Second, although collaborative learning holds much promise for enhancing the quality of current online pedagogy, a careful review of the literature reveals the challenges and resistance experienced by students. Based on a widely held, although not universally accepted, theoretical paradigm that defines learning/knowledge as the outcome of social construction processes shared among participants in learning environments (Lave & Wenger, 1991), collaborative learning has been acknowledged as a powerful strategy (Bruffee, 1999; McConnell, 2006). Reported benefits of online collaborative learning include augmenting interactivity among participants in online environments (Woo & Reeves, 2008), helping learners become more engaged (Shea & Bidjerano, 2009), and providing opportunities to collaborate on complex, ill-structured authentic tasks (Herrington, Reeves, & Oliver, 2010).

Third, today’s online environments offer technological affordances with the potential to more effectively support collaborative learning (Garrison & Anderson, 2003). In particular, recent advances in digital technologies can enable active online dialogue and collaboration. The use of Web 2.0 and mobile technologies make possible student collaboration within a more participatory culture (Herrington, et al., 2010) and support new collaborative learning activities that enhance “knowledge creation and sharing” (Dede, 2009, p. 260). Consequently, these innovative tools are more than communication mechanisms enabling interaction among online participants similar to the manner in which it occurs in face-to-face environments. Instead, they are cognitive tools (Kim & Reeves, 2007) with which learners can work collaboratively by sharing knowledge through critical discussions, building interdependence, reflecting on their own and their groups’ learning processes, producing group outcomes, and utilizing multiple resources to accomplish authentic tasks.

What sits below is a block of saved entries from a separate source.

# JuliaMeshless/WhatsThePoint.jl

Measured on AMD Instinct MI355X. Metric: Mpoints/sec per repel iter (k=21 KNN+force), higher is better.
Workload: dtype f32

## Files before the change

### whatsthepoint.jl_amd/csrc/wtp_cs2.hip

```cpp
#include "wtp_device.hpp"

namespace wtp {

#ifndef WTP_DIAG
#define WTP_DIAG 0
#endif
#define CS_STAMP(i)                                                 \
    if (WTP_DIAG) {                                                 \
        const unsigned long long t_ = __builtin_amdgcn_s_memtime(); \
        dt[i] += t_ - t_last;                                       \
        t_last = t_;                                                \
    }

constexpr int kCsThreads = 256;
constexpr int kCsSlab = 16;
constexpr int kCsMaxBX = 61;
constexpr int kCsMaxCells = (kCsMaxBX + 2) * kCsSlab;
constexpr int kCsMaskSteps = 12;
constexpr int kCsSU = 8;
constexpr int kCsPadBytes = 2 * kCsSU * 16;
constexpr int kCsMaxQ = 512;
constexpr int kCsMiss = 16;
constexpr int kCsRun = 2 * kCsSlab + 2 * 4 + 3;

struct CsMiss {
    uint32_t pa, ea, qoff;
    int32_t gslot, qid;
    float f, s, g2;
};

struct Cs2Smem {
    uint32_t hglobal[kCsMaxCells];
    uint16_t ls[kCsMaxCells + 4];
    uint16_t qpref[kCsMaxBX + 2];
    uint8_t qslab[kCsMaxQ];
    uint32_t wsum[4][64], wcnt[4][64], wown[2][64];
    int scan_tmp[kCsThreads / 64 + 1];
    int miss_n[kCsThreads / 64];
    CsMiss miss[kCsThreads / 64][kCsMiss];
    Acc acc[kCsThreads / 64];
};

struct CsAcc {
    float max_force, argmin_r;
    double sum_u, sum_u2;
    int32_t argmin_i, argmin_j, n_move;
};
__device__ inline float cs_step_point(const SearchArgs<float>& a, float s, float xi, float yi, float zi, float Fx, float Fy,
                                      float Fz, float& xo, float& yo, float& zo) {
    const float Fn = __builtin_amdgcn_sqrtf((Fx * Fx + Fy * Fy) + Fz * Fz);
    float al = __builtin_amdgcn_rcpf(Fn + 1.0e-30f);
// ... 10 lines not shown
}

__device__ inline void cs_acc_point(CsAcc& c, float force, float nd, float s, int32_t id, int32_t nn) {
    c.max_force = force > c.max_force ? force : c.max_force;
    const float rs = __builtin_amdgcn_rcpf(s), q0 = nd * rs;
    const double u = (double)__builtin_fmaf(__builtin_fmaf(-s, q0, nd), rs, q0);
    c.sum_u += u;
    c.sum_u2 += u * u;
    c.n_move += 1;
    if (nd < c.argmin_r || (nd == c.argmin_r && id < c.argmin_i)) {
        c.argmin_r = nd;
        c.argmin_i = id;
        c.argmin_j = nn;
    }
}

struct ForceCoefCs {
    float A, beta;
};
__device__ inline ForceCoefCs force_coef_cs(float beta, float u0) { return ForceCoefCs{u0 * u0, beta}; }

static size_t cs2_smem_bytes(int hcap) {
    return (size_t)hcap * 16 + kCsPadBytes + sizeof(Cs2Smem);
}

template <bool CH>
__global__ __launch_bounds__(kCsThreads, 4) void cs2_kernel(SearchArgs<float> a, int hcap, int BX) {
    if (a.stop && *a.stop) return;
    extern __shared__ __attribute__((aligned(16))) unsigned char smem_raw[];
    float4* pts = reinterpret_cast<float4*>(smem_raw);
    Cs2Smem* sm = reinterpret_cast<Cs2Smem*>(smem_raw + (size_t)hcap * 16 + kCsPadBytes);
    const int tid = threadIdx.x, lane = tid & 63;
    const int wave = __builtin_amdgcn_readfirstlane(tid >> 6);

    const Grid<float> g = *a.grid;
    const int K = a.k;
    const int HX = BX + 2, ncell = HX * kCsSlab;
    const int nbx = (g.n[0] + BX - 1) / BX, nby = (g.n[1] + 1) / 2, nbz = (g.n[2] + 1) / 2;
    const int nbricks = nbx * nby * nbz;
    CsAcc acc;
    acc.max_force = 0.f;
    acc.argmin_r = Lim<float>::inf();
    acc.sum_u = acc.sum_u2 = 0.0;
    acc.argmin_i = acc.argmin_j = -1;
    acc.n_move = 0;
    unsigned long long dt[16] = {0, 0, 0, 0, 0, 0, 0, 0, 0, 0, 0, 0, 0, 0, 0, 0};
// ... 47 lines not shown
            const int r = wave * 4 + j;
            const int gy = oy + (r & 3), gz = oz + (r >> 2);
            const bool row_ok = gy >= 0 && gy < g.n[1] && gz >= 0 && gz < g.n[2];
            vv[j] = a.cell_start[row_ok ? (gz * g.n[1] + gy) * g.n[0] + gxc : 0];
        }
    };
    auto load_points = [&](const int (&vv)[4], float4 (&pp)[4]) {
        const int last = a.n - 1;
#pragma unroll
        for (int j = 0; j < 4; ++j) {
            const int gs = __builtin_amdgcn_readfirstlane(vv[j]);
            const int len = __builtin_amdgcn_readlane(vv[j], HX < 63 ? HX : 63) - gs;
            const int i = gs + (lane < len ? lane : 0);
            pp[j] = a.snap[i < last ? i : last];
        }
    };

    auto skip_dead = [&](int& b, BrickPos& p) {
        while (a.brick_dead && b < b_end && b < a.brick_dead_cap && a.brick_dead[b]) {
            b += blk_per_group;
            advance(p);
        }
    };
    int brick = xcd * per + lane_blk;
    BrickPos pos = brick_pos(brick < nbricks ? brick : 0);
    skip_dead(brick, pos);
    BrickPos pos_next = pos;
    int next = brick;
    int v[4] = {0, 0, 0, 0};
    float4 pv[4];
    pv[0] = pv[1] = pv[2] = pv[3] = make_float4(0.f, 0.f, 0.f, 0.f);
    if (brick < b_end) {
        load_cells(pos, v);
        load_points(v, pv);
    }
    for (; brick < b_end; brick = next, pos = pos_next) {
        int bx, ox, oy, oz;
        origin(pos, bx, ox, oy, oz);
        next = brick + blk_per_group;
        advance(pos_next);
        skip_dead(next, pos_next);

        __builtin_amdgcn_s_setprio(0);
        __syncthreads();
        int vn[4] = {0, 0, 0, 0};
        if (next < b_end) load_cells(pos_next, vn);
// ... 320 lines not shown
            a.forces[gslot] = f;
            const bool has = nid != 0x7FFFFFFF;
            if (has) {
                const float nd = wsqrt(nd2);
                if (reaches_past_cover<float>(a, qp.x, qp.y, qp.z, lim)) atomicAdd(a.uncovered, 1);
                a.nn_dist[gslot] = nd;
                a.nn_id[gslot] = nid;
                cs_acc_point(acc, f, nd, s, qid, nid);
            }
            const unsigned long long mm = __ballot(!has);
            if (mm) {
                const int base_m = sm->miss_n[wave];
                if (!has) {
                    const int pos = base_m + (int)__popcll(mm & ((1ull << lane) - 1ull));
                    if (pos < kCsMiss) {
                        CsMiss e;
                        e.pa = pa_first;
                        e.ea = ea_all;
                        e.qoff = qoff;
                        e.gslot = gslot;
                        e.qid = qid;
                        e.f = f;
                        e.s = s;
                        e.g2 = safe_radius2(g, qp.x, qp.y, qp.z, cx, cy, cz, 1);
                        sm->miss[wave][pos] = e;
                    } else {
                        const int p2 = atomicAdd(a.fb_count, 1);
                        a.fb_list[p2] = gslot;
                    }
                }
                const int first = __ffsll((long long)mm) - 1;
                const int tot = base_m + (int)__popcll(mm);
                __builtin_amdgcn_wave_barrier();
                if (lane == first) sm->miss_n[wave] = tot < kCsMiss ? tot : kCsMiss;
                __builtin_amdgcn_wave_barrier();
            }
            CS_STAMP(4)
        }

        {
            const int nm = __builtin_amdgcn_readfirstlane(sm->miss_n[wave]);
            for (int m = 0; m < nm; ++m) {
                const CsMiss e = sm->miss[wave][m];
                const float4 qp = lds_pt(smem_raw, e.qoff);
                float bd = Lim<float>::inf();
                int32_t bi = 0x7FFFFFFF;
                for (uint32_t p = e.pa + (uint32_t)lane * 16u; p < e.ea; p += 64u * 16u) {
                    const float4 c = lds_pt(smem_raw, p);
                    const int32_t cid = w_to_id(c.w);
                    const float d = dist2<float>(qp.x, qp.y, qp.z, c.x, c.y, c.z);
                    if (cid != e.qid && lex_lt(d, cid, bd, bi)) {
                        bd = d;
                        bi = cid;
                    }
                }
#pragma unroll
                for (int dlt = 32; dlt >= 1; dlt >>= 1) {
                    const float od = __shfl_xor(bd, dlt, 64);
                    const int32_t oi = __shfl_xor(bi, dlt, 64);
                    if (lex_lt(od, oi, bd, bi)) {
                        bd = od;
                        bi = oi;
                    }
                }
                if (lane == 0) {
                    if (bi != 0x7FFFFFFF && bd <= e.g2) {
                        const float nd = wsqrt(bd);
                        if (reaches_past_cover<float>(a, qp.x, qp.y, qp.z, bd)) atomicAdd(a.uncovered, 1);
                        a.nn_dist[e.gslot] = nd;
                        a.nn_id[e.gslot] = bi;
                        cs_acc_point(acc, e.f, nd, e.s, e.qid, bi);
                    } else {
                        a.nn_dist[e.gslot] = bd;
                        a.nn_id[e.gslot] = bi == 0x7FFFFFFF ? -1 : bi;
                        const int pos = atomicAdd(a.nn_count, 1);
                        a.nn_list[pos] = e.gslot;
                    }
                }
            }
            if (WTP_DIAG) dt[14] += (unsigned long long)nm;
        }
        CS_STAMP(5)
    }
    if (WTP_DIAG && a.diag && lane == 0) {
        for (int i = 0; i < 15; ++i) atomicAdd(&a.diag[i], dt[i]);
        atomicAdd(&a.diag[15], 1ull);
    }
    __syncthreads();
    Acc full = acc_empty();
    full.max_force = (double)acc.max_force;
    full.sum_u = acc.sum_u;
    full.sum_u2 = acc.sum_u2;
    full.n_move = acc.n_move;
    if (acc.argmin_i >= 0) {
        full.argmin_r = (double)acc.argmin_r;
        full.argmin_i = acc.argmin_i;
        full.argmin_j = acc.argmin_j;
    }
    acc_block_reduce(full, sm->acc);
    if (tid == 0) acc_store(&a.partials[blockIdx.x], full);
}

__global__ void cs2_census_kernel(const int32_t* __restrict__ cell_start, const Grid<float>* __restrict__ gp, int BX,
                                  unsigned int* __restrict__ out ) {
    const Grid<float> g = *gp;
    const int nbx = (g.n[0] + BX - 1) / BX, nby = (g.n[1] + 1) / 2, nbz = (g.n[2] + 1) / 2;
    const int nbricks = nbx * nby * nbz;
    for (int brick = blockIdx.x * blockDim.x + threadIdx.x; brick < nbricks; brick += gridDim.x * blockDim.x) {
        const int bx = brick % nbx, by = (brick / nbx) % nby, bz = brick / (nbx * nby);
// ... 5 lines not shown
            if (gy < 0 || gy >= g.n[1] || gz < 0 || gz >= g.n[2]) continue;
            const int base = (gz * g.n[1] + gy) * g.n[0];
            H += cell_start[base + hx1 + 1] - cell_start[base + hx0];
            const bool own = ((r & 3) == 1 || (r & 3) == 2) && ((r >> 2) == 1 || (r >> 2) == 2);
            if (own) Q += cell_start[base + gx1 + 1] - cell_start[base + gx0];
        }
        if (Q == 0) continue;
        atomicAdd(&out[Q / 2 < 255 ? Q / 2 : 255], 1u);
        atomicAdd(&out[256 + (H / 8 < 255 ? H / 8 : 255)], 1u);
        atomicAdd(&out[512], 1u);
    }
}

int launch_cs2_census(wtp_ctx* ctx, int BX, unsigned int* d_out513) {
    WTP_HIP(ctx, hipMemsetAsync(d_out513, 0, 513 * sizeof(unsigned int), ctx->stream));
    hipLaunchKernelGGL(cs2_census_kernel, dim3(512), dim3(256), 0, ctx->stream, (const int32_t*)ctx->cell_start.p,
                       (const Grid<float>*)ctx->grid.p, BX, d_out513);
    WTP_HIP(ctx, hipGetLastError());
    return WTP_OK;
}

int cs2_max_bx() { return kCsMaxBX; }

constexpr int kNnFixBlocks = 512;
constexpr int kNnFixThreads = 1024;
__global__ __launch_bounds__(kNnFixThreads, 8) void cs2_nnfix_kernel(SearchArgs<float> a, int part_base) {
    if (a.stop && *a.stop) return;
    __shared__ Acc sacc[kNnFixThreads / 64];
    const Grid<float> g = *a.grid;
    const int n = *a.nn_count;
    const int lane = threadIdx.x & 63;
    const int wave_g = (blockIdx.x * kNnFixThreads + threadIdx.x) >> 6, nwaves = (gridDim.x * kNnFixThreads) >> 6;
    Acc acc = acc_empty();
    const int grp = lane >> 4, l16 = lane & 15;
    for (int i0 = wave_g * 4; i0 < n; i0 += nwaves * 4) {
        const int i = i0 + grp;
        const bool on = i < n;
        const int gslot = a.nn_list[on ? i : i0];
        const float4 qp = a.snap[gslot];
        const int32_t qid = w_to_id(qp.w);
        const int cx = cell_coord(g, qp.x, 0), cy = cell_coord(g, qp.y, 1), cz = cell_coord(g, qp.z, 2);
        float bd = a.nn_dist[gslot];
        int32_t bi = a.nn_id[gslot];
        bi = bi < 0 ? 0x7FFFFFFF : bi;
        auto gap = [&](float v, int axis, int c, int lo, int hi) {
            const float a0 = g.org[axis] + (float)(c + lo) * g.c, a1 = g.org[axis] + (float)(c + hi + 1) * g.c;
            float d = v < a0 ? a0 - v : (v > a1 ? v - a1 : 0.f);
            d -= g.margin;
            return d > 0.f ? d : 0.f;
        };
        for (int piece = l16; piece < 75; piece += 16) {
            const int r = piece / 3, seg = piece % 3;
            const int dz = r / 5 - 2, dy = r % 5 - 2;
            const bool inner = dz >= -1 && dz <= 1 && dy >= -1 && dy <= 1;
            if (inner && seg == 1) continue;
            const int gz = cz + dz, gy = cy + dy;
            if (gz < 0 || gz >= g.n[2] || gy < 0 || gy >= g.n[1]) continue;
            int xa = seg == 0 ? cx - 2 : (seg == 1 ? cx - 1 : cx + 2), xb = seg == 1 ? cx + 1 : xa;
            xa = xa < 0 ? 0 : xa;
            xb = xb > g.n[0] - 1 ? g.n[0] - 1 : xb;
            if (xa > xb) continue;
            const bool edge = xa == 0 || xb == g.n[0] - 1 || gy == 0 || gy == g.n[1] - 1 || gz == 0 || gz == g.n[2] - 1;
            if (!edge) {
                const float gx2 = gap(qp.x, 0, 0, xa, xb), gy2 = gap(qp.y, 1, gy, 0, 0), gz2 = gap(qp.z, 2, gz, 0, 0);
                if ((gx2 * gx2 + gy2 * gy2) + gz2 * gz2 > bd) continue;
            }
            const int base = (gz * g.n[1] + gy) * g.n[0];
            const int p1 = a.cell_start[base + xb + 1];
            for (int p = a.cell_start[base + xa]; p < p1; p += 4) {
                float4 c[4];
#pragma unroll
                for (int u = 0; u < 4; ++u) c[u] = a.snap[p + u < p1 ? p + u : p];
#pragma unroll
                for (int u = 0; u < 4; ++u) {
                    const int32_t cid = w_to_id(c[u].w);
                    const float d = dist2<float>(qp.x, qp.y, qp.z, c[u].x, c[u].y, c[u].z);
                    if (p + u < p1 && cid != qid && lex_lt(d, cid, bd, bi)) {
                        bd = d;
                        bi = cid;
                    }
                }
            }
        }
#pragma unroll
        for (int dlt = 8; dlt >= 1; dlt >>= 1) {
            const float od = __shfl_xor(bd, dlt, 64);
            const int32_t oi = __shfl_xor(bi, dlt, 64);
            if (lex_lt(od, oi, bd, bi)) {
                bd = od;
                bi = oi;
            }
        }
        if (l16 == 0 && on) {
            const float g2 = safe_radius2(g, qp.x, qp.y, qp.z, cx, cy, cz, 2);
            if (bi != 0x7FFFFFFF && bd <= g2) {
                const float s = a.spacing_pp ? a.spacing_pp[qid] : a.spacing_const;
                const float nd = wsqrt(bd);
                if (reaches_past_cover<float>(a, qp.x, qp.y, qp.z, bd)) atomicAdd(a.uncovered, 1);
                a.nn_dist[gslot] = nd;
                a.nn_id[gslot] = bi;
                acc_point<float>(acc, a.forces[gslot], nd, s, qid, bi);
            } else {
                const int pos = atomicAdd(a.fb_count, 1);
                a.fb_list[pos] = gslot;
            }
        }
    }
    acc_block_reduce(acc, sacc);
    if (threadIdx.x == 0) acc_store(&a.partials[part_base + blockIdx.x], acc);
}
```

Among collaborative learning strategies, collaborative group work is distinctive and is widely used in adult education. Collaborative groups are small, interdependent, and heterogeneous groups designed to explore and solve ill-structured problems together through shared authority and group consensus (Smith, 2005). Use of collaborative group work can help adult learners in many areas including mastery and retention of material, quality of reasoning strategies, process gains, and learning transfer (McConnell, 2006). For adult learners, group work is a fundamental collaborative learning approach that ideally enables learners to not only discuss concepts and processes but also enact these ideas to produce real life outcomes.